Lake of the woods is a good time but the fish are very small. When you can fit fours guys limits inside a drywall bucket, you are catching small walleyes. That said, it is a fun experience and I'm planning another trip in January up there with a couple of my daughters that have never been. Most of the resorts are comfortable with a good selection of lodging from hotel rooms to cabins to very nice villas. Most also have restaurants or pubs, some have a few. Most provide transportation to and from their heated shacks in heated Bombadiers, and the shacks are all large and comfortable. Those that don't provide transportation provide maps of the ice roads that will allow you to drive yourself out and back. The prices are very reasonable with most resorts offering packages right around $300 per person for two days fishing and three nights lodging. Google Lake of the Woods ice fishing Baudette Mn and you will get at least a dozen links for local resorts. Sportsmans is a popular location and may be where we stay this time if we get up there in Jan. 
I've for years wanted to get out to a Devils Lake, ND, but never seem to be able to get that type of time to pull it off. I know a group that goes every year and love it. They stay at the Woodlands Resort and fish their shacks as well as fish with the Perch Petrol guys. The pics they send back each year are rediculous and the perch sizes are amazing. They say the lodging is comfortable, the food is good, and the fishing is great. I have to assume it is reasonably priced or they would not make it an annual event. Wish I could tell you good stories about me being there myself, maybe I will pull it off this year. 
Another good area is the Gogebic Region in Michigans UP. Look up the Walleye a Lodge up there, just a regular hotel, and they will give you info about the area. It is very limited in services compared to LOW or Devils Lake but the fishing is very good, if you get good local info, and there is ample lodging and food around. There is a guide up there, his name escapes me but he's findable, that will take you running and gunning on his sleds, with his gear, and his goal is to get you limits of huge perch. You might only catch a few at each spot, but he knows all the spots and works to catch only big ones. I always thought that would be a fun day.
Good luck and go somewhere fun.


----------



## capt j-rod (Feb 14, 2008)

Those are good lakes, but I don't know how many they really catch. Lake simcoe in Canada is supposed to give up some perch. I have fished a lot of northern Michigan and I will say that the path less traveled gives up more fish. Sadly, if they are all over the internet I have low expectations. These guys go so far as to photoshop their pics to not reveal their spot. If you want a fishing trip, go for it... If you want a catching trip... Then who knows. I can tell you not to go to Cadillac Michigan. Lakes around there produce, Mitchell and Cadillac... Not so much.


----------



## Erieangler51 (Sep 24, 2012)

While living In Minnesota we took many trips to lotw open water and hardwater. You have the chance at a 30" fish but majority of your fish will be in the 13-20" range. With tons of 7-12" saugers and walleyes to annoy you all day on the vex. You Can keep a combo of 4 walleye and 4 sauger or all 8 sauger with no more than 4 walleye. Slot is any walleye from 19.5"-28 must be released with 1 over 28 as a trophy. We would bring the sleds and portables up and rent a cabin for the week. Zippel bay was our main choice as nick and Diana were awesome owners and were always going above and beyond to keep customers satisfied and on fish. 2nd in line was Cyrus resort. Other good ones are Arnesans, sportsmans, wigwam and many others but theses are ones I would recommend. 

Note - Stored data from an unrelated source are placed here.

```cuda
template <typename T>
int stage2_chase_batched(Ctx* c, T* a, size_t n, size_t band, T* d, T* e, int count) {
    if (n < 2 || band < 1 || count < 1) return SVDB200_E_SHAPE;
    if (n > (size_t)INT_MAX / 4) return SVDB200_E_CAPACITY;
    const int cb = (int)band;
    ProfScope ps(c, 4, 4.0 * (double)band * (double)n * (double)n * sizeof(T) * count);
    size_t smem = (size_t)(2 * cb * (cb + 1) + cb * (2 * cb + 1) + cb * (cb + 1) + 8) * sizeof(T);
    int nt = stage2_threads(cb);
    if (nt > 1024) return SVDB200_E_CAPACITY;
    if (cb * cb > kNewPerThread * nt) return SVDB200_E_CAPACITY;
    if (smem > 227 * 1024) return SVDB200_E_CAPACITY;
    const bool light = count > 1;
    auto kern = nt <= 256 ? (light ? stage2_chase_kernel<T, 256, 3, 0> : stage2_chase_kernel<T, 256, 1, 0>)
                          : stage2_chase_kernel<T, 1024, 1, 0>;
    if (cb == 32) kern = light ? stage2_chase_kernel<T, 256, 3, 32> : stage2_chase_kernel<T, 256, 1, 32>;
    else if (cb == 64) kern = stage2_chase_kernel<T, 1024, 1, 64>;
    SVDB_CHECK(c, cudaFuncSetAttribute(kern, cudaFuncAttributeMaxDynamicSharedMemorySize, (int)smem));
    int per_sm = 0;
    SVDB_CHECK(c, cudaOccupancyMaxActiveBlocksPerMultiprocessor(&per_sm, kern, nt, smem));
    if (per_sm < 1) return SVDB200_E_CAPACITY;
    long long inflight = (long long)(n / band) / 2 + 2;
    if (count > 1) inflight = std::max<long long>(1, (long long)(n / band + 1) / 2);
    long long slots = (long long)per_sm * c->num_sms;
    long long G = std::min(inflight, std::min(slots, (long long)n - 1));
    if (G < 1) G = 1;
    long long groups = std::min((long long)count, slots / G);
    if (groups < 1) groups = 1;
    const long long grid = groups * G;
    int* prog = c->prog;
    if (count > 1) {
        const size_t need = (size_t)count * n;
        if (c->batch_prog_elems < need) {
// ... 48 lines not shown
```

svdsolver_b200/csrc/stage2_chase_fast.cu:

```cuda
#include <algorithm>
#include <climits>
#include "common.cuh"
#include "stage2_common.cuh"

namespace svdb200 {

namespace {
using namespace s2;

#ifndef SVDB_S2_TIMING
#define SVDB_S2_TIMING 0
#endif
__device__ long long g_s2f_dbg[16];
#define S2F_T() (SVDB_S2_TIMING ? clock64() : 0ll)
#define S2F_ADD(k, v)                                                   \
    do {                                                                \
        if (SVDB_S2_TIMING && blockIdx.x == 1) g_s2f_dbg[k] += (v);     \
    } while (0)

constexpr int kC = 32;
constexpr int kMain = 256;
constexpr int kFastThreads = kMain + 32;

__device__ __forceinline__ void bar_n_helper() { asm volatile("bar.sync 1, 160;" ::: "memory"); }

template <typename T>
__device__ __forceinline__ void helper_reflector(T xv, T* __restrict__ xst, T* __restrict__ Hn, int ldh, bool guard) {
    const int lane = threadIdx.x & 31;
    xst[lane] = xv;
    __syncwarp();
    T x[kC];
    if constexpr (sizeof(T) == 4) {
#pragma unroll
        for (int r = 0; r < kC; r += 4) {
            const float4 v = *reinterpret_cast<const float4*>(xst + r);
            x[r] = v.x; x[r + 1] = v.y; x[r + 2] = v.z; x[r + 3] = v.w;
        }
    } else {
#pragma unroll
        for (int r = 0; r < kC; r += 2) {
            const double2 v = *reinterpret_cast<const double2*>(xst + r);
            x[r] = v.x; x[r + 1] = v.y;
        }
    }
    T acc = (T)0;
#pragma unroll
    for (int r = 0; r < kC; ++r) acc = RN<T>::add(acc, RN<T>::mul(x[r], x[r]));
    T alpha, tau;
    if (guard && acc == (T)0) { alpha = (T)0; tau = (T)0; }
    else householder_scalars<T>(x[0], RN<T>::sqrt(acc), alpha, tau);
    const T mtau = -tau;
    const T wl = (lane == 0) ? (T)1 : RN<T>::mul(xv, alpha);
#pragma unroll
    for (int i = 0; i < kC; ++i) {
        const T wi = (i == 0) ? (T)1 : RN<T>::mul(x[i], alpha);
        T h = RN<T>::mul(RN<T>::add((T)0, RN<T>::mul(wi, wl)), mtau);
        if (i == lane) h = RN<T>::add((T)1, h);
        Hn[i * ldh + lane] = h;
    }
    __syncwarp();
}

template <typename T>
__global__ void __launch_bounds__(kFastThreads, 1) stage2_fast_kernel(T* __restrict__ A, int n, int* __restrict__ prog, int complete) {
    extern __shared__ __align__(16) unsigned char smem_raw[];
    constexpr int c = kC, w = c + 1;
    constexpr int ldr = c + 1, ldl = 2 * c + 1, ldh = c + 1;
    T* WR = reinterpret_cast<T*>(smem_raw);
    T* WL = WR + 2 * c * ldr;
    T* Hb0 = WL + c * ldl;
    T* Hb1 = Hb0 + c * ldh;
    T* sc = Hb1 + c * ldh;
    T* xst = sc + 8;
    const int tid = threadIdx.x;
    const bool is_main = tid < kMain, is_helper = !is_main;
    const bool f_warp = tid < kMain / 2, n_warp = is_main && !f_warp;
    const size_t N = (size_t)n;
    const int tx = tid % c, ty = tid / c;
    constexpr int tys = kMain / c;
    const int ht = tid - kMain / 2;
    const int G = gridDim.x;
    const int rel_tid = 32;
    T* Hc = Hb0;
    T* Hn = Hb1;
    for (int i = blockIdx.x; i < n - 1; i += G) {
        int seen = 0;
        const int top_j2 = min(i + 2 * w - 1, n);
        const int npairs = complete ? (n - i - 1 + c - 1) / c : 1 + (n - top_j2) / c + 1;
        int fr = 0;
        bool hready = false;
        for (int p = 0; p < npairs; ++p) {
            const int r0 = (p == 0) ? i : min(i + 1 + (p - 1) * c, n);
            const int r1 = min(i + 1 + p * c, n), r2 = min(i + 1 + (p + 1) * c, n), c3 = min(i + 1 + (p + 2) * c, n);
            if (r2 <= r1) break;
            {
                const int q = 2 * p;
                const long long t_op0 = S2F_T();
                if (i > 0 && tid == 0) seen = wait_progress(&prog[i - 1], q + 4, seen);
                const long long t_polled = S2F_T();
                __syncthreads();
                const long long t_start = S2F_T();
                const int nc = r2 - r1, nr = r2 - r0, have = fr;
                const bool interior = (have == c) && (nr == 2 * c) && (nc == c);
                if (interior) {
                    if (tid == 0) { S2F_ADD(0, t_polled - t_op0); S2F_ADD(9, t_start - t_polled); S2F_ADD(7, 1); if (!hready) S2F_ADD(10, 1); }
                    T nv[8];
                    if (n_warp) {
#pragma unroll
                        for (int u = 0; u < 8; ++u) nv[u] = ld_cg(&A[(size_t)(r1 + (ht >> 5) + 4 * u) * N + (r1 + (ht & 31))]);
                    }
                    if (!hready) {
                        if (tid == 0) reflector_scalars<T>(WR, 1, c, sc, complete != 0);
                        __syncthreads();
                        if (is_main) build_h<T>(WR, 1, c, sc, Hc, ldh, tx, ty, tys);
                        __syncthreads();
                    }
                    const long long t_h = S2F_T();
                    long long t_done = 0;
// ... 40 lines not shown
                                WR[(e / nc) * ldr + e % nc] = ld_cg(&A[(size_t)(r0 + e / nc) * N + (r1 + e % nc)]);
                        __syncthreads();
                    } else if (is_main) {
#pragma unroll
                        for (int u = 0; u < kNewPerThread; ++u) {
                            int r = ty + u * tys;
                            if (r < nr - have && tx < nc) nv[u] = ld_cg(&A[(size_t)(r0 + have + r) * N + (r1 + tx)]);
                        }
                    }
                    if (!hready && tid == 0) reflector_scalars<T>(WR, 1, nc, sc, complete != 0);
                    __syncthreads();
                    if (is_main) {
                        if (!hready) build_h<T>(WR, 1, nc, sc, Hc, ldh, tx, ty, tys);
                        if (have != 0) {
#pragma unroll
                            for (int u = 0; u < kNewPerThread; ++u) {
                                int r = ty + u * tys;
                                if (r < nr - have && tx < nc) WR[(have + r) * ldr + tx] = nv[u];
                            }
                        }
                    }
                    __syncthreads();
                    const int keep = r1 - r0;
                    if (is_main)
                        window_product<T, kC>(WR, ldr, Hc, ldh, nr, nc, nc, (c + 1) / 2, (c + 1) / 2,
                                              [&](int r, int cc, T v) {
                                                  if (r < keep) st_cg(&A[(size_t)(r0 + r) * N + (r1 + cc)], v);
                                                  else WL[(r - keep) * ldl + cc] = v;
                                              }, tid);
                    __syncthreads();
                    hready = false;
                }
                if (tid == rel_tid) st_release(&prog[i], q + 1);
            }
            const int nn = c3 - r2;
            const bool fwd = (p + 1 < npairs) && nn > 0;
            {
                const int q = 2 * p + 1;
                if (i > 0 && tid == 0) seen = wait_progress(&prog[i - 1], q + 4, seen);
                __syncthreads();
                const int nr = r2 - r1, fc = r2 - r1, nc = fc + nn;
                const bool interior = (nr == c) && (nn == c) && fwd;
                if (interior) {
                    T nv[8];
                    if (n_warp) {
#pragma unroll
                        for (int u = 0; u < 8; ++u) nv[u] = ld_cg(&A[(size_t)(r1 + (ht >> 5) + 4 * u) * N + (r2 + (ht & 31))]);
                    }
                    if (!hready) {
                        if (tid == 0) reflector_scalars<T>(WL, ldl, c, sc, complete != 0);
                        __syncthreads();
                        if (is_main) build_h<T>(WL, ldl, c, sc, Hc, ldh, tx, ty, tys);
                        __syncthreads();
                    }
                    if (f_warp) {
                        window_product<T, kC>(Hc, ldh, WL, ldl, c, c, c, 16, 8,
                                              [&](int r, int cc, T v) { st_cg(&A[(size_t)(r1 + r) * N + (r1 + cc)], v); }, tid);
                    } else if (n_warp) {
#pragma unroll
                        for (int u = 0; u < 8; ++u) WL[((ht >> 5) + 4 * u) * ldl + c + (ht & 31)] = nv[u];
                        bar_n_helper();
                        window_product<T, kC>(Hc, ldh, WL + c, ldl, c, c, c, 16, 8,
                                              [&](int r, int cc, T v) { WR[r * ldr + cc] = v; }, ht);
                    } else {
                        bar_n_helper();
                        const int lane = tid & 31;
                        T xo[kC], yo[kC];
#pragma unroll
                        for (int k = 0; k < c; ++k) { xo[k] = Hc[k]; yo[k] = WL[k * ldl + c + lane]; }
                        T acc = (T)0;
#pragma unroll
                        for (int k = 0; k < c; ++k) acc = RN<T>::add(acc, RN<T>::mul(xo[k], yo[k]));
// ... 4 lines not shown
                    { T* t = Hc; Hc = Hn; Hn = t; }
                    hready = true;
                } else {
                    T nv[kNewPerThread];
                    if (is_main) {
#pragma unroll
                        for (int u = 0; u < kNewPerThread; ++u) {
                            int r = ty + u * tys;
                            if (r < nr && tx < nn) nv[u] = ld_cg(&A[(size_t)(r1 + r) * N + (r2 + tx)]);
                        }
                    }
                    if (!hready && tid == 0) reflector_scalars<T>(WL, ldl, nr, sc, complete != 0);
                    __syncthreads();
                    if (is_main) {
                        if (!hready) build_h<T>(WL, ldl, nr, sc, Hc, ldh, tx, ty, tys);
#pragma unroll
                        for (int u = 0; u < kNewPerThread; ++u) {
                            int r = ty + u * tys;
                            if (r < nr && tx < nn) WL[r * ldl + fc + tx] = nv[u];
                        }
                    }
                    __syncthreads();
                    if (is_main)
                        window_product<T, kC>(Hc, ldh, WL, ldl, nr, nc, nr, c, (c + 3) / 4,
                                              [&](int r, int cc, T v) {
                                                  if (cc < fc || !fwd) st_cg(&A[(size_t)(r1 + r) * N + (r1 + cc)], v);
                                                  else WR[r * ldr + (cc - fc)] = v;
                                              }, tid);
                    fr = fwd ? nr : 0;
                    __syncthreads();
                    hready = false;
                }
                if (tid == rel_tid && fwd) st_release(&prog[i], q + 1);
            }
            if (!fwd) break;
        }
        if (tid == rel_tid) st_release(&prog[i], INT_MAX);
    }
}

}
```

Never did make it to Devils because we never saw a need to. Plenty of fishing opportunities in Minnesota.

Others Id recommend would be Mille lacs, upper red, leech, winnibigoshish,


----------



## Minnowhead (Jan 12, 2011)

Winnibigoshish? That name sounds like that fat girl you used to date!


----------



## Erieangler51 (Sep 24, 2012)

Damn my first day back after being banned for a reason I'm still not sure of and the trash talking has already begun. 

Sounds like lovins ice fishing wife that delivers pizza. 

Lol. We call it lake Winnie but that's the real name winnibigoshish


----------



## Minnowhead (Jan 12, 2011)

Beahahaha! Lovins pizza wife... Lmao!!!


----------



## Erieangler51 (Sep 24, 2012)

Big girls need "LOVIN" too!!!


----------



## lovin life (Jan 2, 2010)

Hey, that pizza was goooood !!!!


----------



## Minnowhead (Jan 12, 2011)

I'm waiting for Mark to deep fry those walleye from the breaker wall!!!


----------



## Erieangler51 (Sep 24, 2012)

Haha I hear the 1 that got away? I would of been with you boys but was putting some meat in the freezer Saturday.


----------



## laynhardwood (Dec 27, 2009)

I was wondering if you got a ban. You missed the big sale Lovin had going on.


----------



## Erieangler51 (Sep 24, 2012)

Yep got the ole ban hammer. Slammed the fish and put some deer on the ground the past month though


----------



## ErieRider (Mar 23, 2010)

Ea51, I was talking to one of the nwt pros I know up from Minnesota this week. He told me that there is very restrictive eye fishing on lotw now from over harvesting by certain groups of people (not mentioning to avoid debate) I was talking about taking a trip up there if ice is not here but he said he fishes it but had not planned to hit it this year because of the issues there are currently experiencing. Fwiw, one guys take but wanted to throw it out there to possibly avoid sometime some disappointment


----------



## Erieangler51 (Sep 24, 2012)

Lake of the woods or Mille lacs? Mille lacs has been getting raped by tribal gill netting in the spring while the seasons closed to sportsman for many years and it is catching up. I believe the tribe agreed to not net it this coming spring and try to help the lake rebound with smaller fish, I know the quota for sportsmen was reached early this year and the lake was shut down to keeping walleye and night fishing but I believe it will open back up for ice season. It's a shame as Mille lacs has resorts all around it and they took a beating this year with so many restrictions. Never heard anything for lotw as that lake produces so many smaller fish the spawners are still there. In 2012 when I moved here our summer on Mille lacs was phenomenal for bigger( not compared to here lol) 19-27" fish. Problem was with the slot they could not be kept. Me personally I think it should of been a 2 fish limit both over 20" and none under 20". Very few keepers were caught because the smaller males are first to move up shallow and the Nets would get them before sportsman could in May. Very sad what happened to it. Even in my 7 years fishing it I notice a considerable difference in the the fishing.


----------



## Minnowhead (Jan 12, 2011)




----------



## laynhardwood (Dec 27, 2009)

Ha ha good one


----------



## Erieangler51 (Sep 24, 2012)

I got some walleyes from the breaker wall for Ya Ray! Big girls tonight.


----------



## Minnowhead (Jan 12, 2011)

Sweet! Nice catch!


----------



## Erieangler51 (Sep 24, 2012)

Ended up with 10. Biggest was 31.5" but didn't have a scale. I'm guessing around 11.5-12. If Sean would grow a set and take his boat out we could all get out there. My boats not comfortable for 4 and is really only rigged to fish 2. 3 can be done but it's tight.


----------



## Minnowhead (Jan 12, 2011)

With no ice, I'm thinking we're just going to have to hook some pig walleyes. Nice catch Justin. We're going to have to shame Sean into unwinterizing his boat...


----------



## Erieangler51 (Sep 24, 2012)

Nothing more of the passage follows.